Kirando Health Centre is extremely basic. Goats and chickens wander between low concrete walkways and ward-buildings, and the resident doctors don’t hold medical degrees. Before the clinic could begin, the team was presented with an emergency: a pregnant woman had been admitted the night before. She needed an urgent Caesarean section, but her blood had stopped clotting; surgery could lead to catastrophic bleeding.
Kirando does not store blood so the woman’s family were pressed into donating. Speed was essential, however: the woman’s high blood pressure had probably killed the baby already, and the doctors couldn’t hear a fetal heartbeat.
The team scrambled to assemble the necessary surgical equipment. Emergencies are not wholly unexpected on Lake Tanganyika: a week before I arrived, violence had broken out in Burundi following General Niyombare’s failed military coup and more than 100,000 refugees had fled across the border; boats on the Lake had mobilised at short notice to help the refugees cross into Tanzania. Lehman was in Washington DC lobbying for funds and half the LTFHC team were working on the relief effort in Kigoma.
Kate and Laura pulled on scrubs and white wellies. They had no dedicated anaesthetic team and no paediatric unit. They had no eye-masks, so they improvised and wore sunglasses. Looking like surgical rock stars they stepped into theatre and closed the door. Anna stood ready to resuscitate if there was any hope of saving the baby.
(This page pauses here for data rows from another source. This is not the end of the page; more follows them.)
int rtk_accel_get_texture_pixels(const rtk_accel *a, int32_t texture, uint8_t *out, size_t cap, size_t *n_bytes) {
    return abi_guard([&]() -> int {
        if (!a || !n_bytes) return fail(RTK_ERR_INVALID, "null accel or size");
        std::lock_guard<std::mutex> lock(const_cast<rtk_accel *>(a)->mu);
        if (texture < 0 || size_t(texture) >= a->scene.textures.size()) return fail(RTK_ERR_INVALID, "texture index out of range");
        const DevTexture &t = a->scene.textures[size_t(texture)];
        *n_bytes = texel_bytes(t);
        const size_t take = out ? std::min(*n_bytes, cap) : 0;
        if (take == 0) return RTK_OK;
        if (a->on_device && a->tx_slots[size_t(texture)].on_device) {
// ... 36 lines not shown
            if (is_bitmap(table[i])) std::memcpy(texels.data() + table[i].bmp[2], pixels[i], texel_bytes(table[i]));
        const bool first = a->scene.textures.empty() && !table.empty();
        std::vector<DevTriUv> tri_uv;
        std::vector<rtk_accel::TexSlot> slots(table.size());
        size_t used = 0;
        if (a->on_device) {
            RTK_HIP(hipSetDevice(a->device));
            RTK_HIP(a->geom_fence.quiesce());
            std::vector<DevTexture> rows(table.size());
            for (size_t i = 0; i < table.size(); ++i) {
                if (is_bitmap(table[i])) { slots[i].off = int32_t(used); slots[i].cap = slot_round(texel_bytes(table[i])); used += slots[i].cap; }
                if (used > kTexelLimit) return fail(RTK_ERR_INVALID, "the texel bytes of all bitmaps must fit an int32 offset");
                rows[i] = device_row(table[i], slots[i]);
            }
            RTK_MEM(a->tx_textures.reserve(std::max<size_t>(1, rows.size())));
            if (!rows.empty()) RTK_HIP(hipMemcpy(a->tx_textures.get(), rows.data(), rows.size() * sizeof(DevTexture), hipMemcpyHostToDevice));
            if (used > 0) RTK_MEM(a->tx_pixels.reserve(used, grow_bytes()));
            for (size_t i = 0; i < table.size(); ++i)
                if (is_bitmap(table[i])) RTK_HIP(hipMemcpy(a->tx_pixels.get() + slots[i].off, pixels[i], texel_bytes(table[i]), hipMemcpyHostToDevice));
            if (first) {
                RTK_TRY(ensure_vert_uv_dev(a));
                RTK_TRY(make_tri_uv(a, nullptr));
                RTK_HIP(a->geom_fence.publish(nullptr));
            }
        } else if (first) host_tri_uv(a, host_vert_uv(a), tri_uv);
        if (a->on_device) {
            a->d_textures.swap(a->tx_textures);
            if (used > 0) a->d_tex_pixels.swap(a->tx_pixels);
            if (first) a->topo.tri_uv.swap(a->topo_spare.tri_uv);
            a->tx_slots.swap(slots); a->tx_used = used;
        } else if (first) a->tree.dev_tri_uv.swap(tri_uv);
        a->scene.textures.swap(table);
        a->scene.tex_pixels.swap(texels);
        return RTK_OK;
    });
}

int rtk_accel_set_texture_pixels(rtk_accel *a, int32_t texture, int32_t width, int32_t height, const uint8_t *rgb) {
    return abi_guard([&]() -> int {
        if (!a || !rgb) return fail(RTK_ERR_INVALID, "null accel or texels");
        std::lock_guard<std::mutex> lock(a->mu);
        RTK_TRY(check_texel_call(a, texture, width, height));
        HostTexels H;
        RTK_TRY(host_texels(a, size_t(texture), width, height, rgb, H));
        if (!a->on_device) { adopt_texels(a, size_t(texture), H, rgb, nullptr, false); return RTK_OK; }
        RTK_HIP(hipSetDevice(a->device));
        RTK_HIP(a->geom_fence.quiesce());
        DevTexture row = a->scene.textures[size_t(texture)];
        row.bmp[0] = width; row.bmp[1] = height;
        const size_t need = size_t(width) * size_t(height) * 3;
        TexelPlan P;
        RTK_TRY(place_texels(a, size_t(texture), row, need, nullptr, P));
        RTK_HIP(hipMemcpy(P.dst, rgb, need, hipMemcpyHostToDevice));
        RTK_HIP(hipStreamSynchronize(nullptr));
        adopt_texels(a, size_t(texture), H, rgb, &P, false);
        return RTK_OK;
    });
}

A crowd of women had started to gather, and Georgie and Marietta began the triage process with them. All the women had children already; one in her mid-thirties had nine. The contraception¬
clinic had been advertised in villages, over the local radio station, and by a man riding a piki piki motorbike with a loudspeaker, and it was clearly going to be popular. In another building, Tanzanian Ministry of Health officials were training 10 new healthcare workers who would soon be joining the LTFHC team.
Several successful IUD implants later, the theatre door opened and Anna came out cradling a bundle of cloth: it was twins, a boy and a girl, both alive and healthy, and against the odds the mother was recovering well; at the critical moment her supplemented blood had started to clot. It was a dramatic start to the clinic and a visceral reminder of the dangers of childbirth; a few days earlier and three lives might have been lost.
It was a powerful experience and, on my last day with the clinic, I stood on the shore and reflected on the past and future of the lake. British, Belgian and German forces battled here in the First World War; Che Guevera camped on the far shore in 1965, training Congolese guerrilla fighters; this was also where the trader Kurtz set himself up as a demigod among the lakeside people in Joseph Conrad’s Heart of Darkness.
The LTFHC will continue to develop health systems around the shoreline as it builds its hospital ship. The Kirando clinic was an overwhelming success: the healthcare workers were confident and competent, and more than a hundred grateful women from villages across the Rukwa region had had implants inserted.
During my visit a mother called by to introduce Caesar, her four-year-old son. In 2011, Kate had delivered Caesar during another emergency Caesarean section, and now he sat on her lap, alive and well.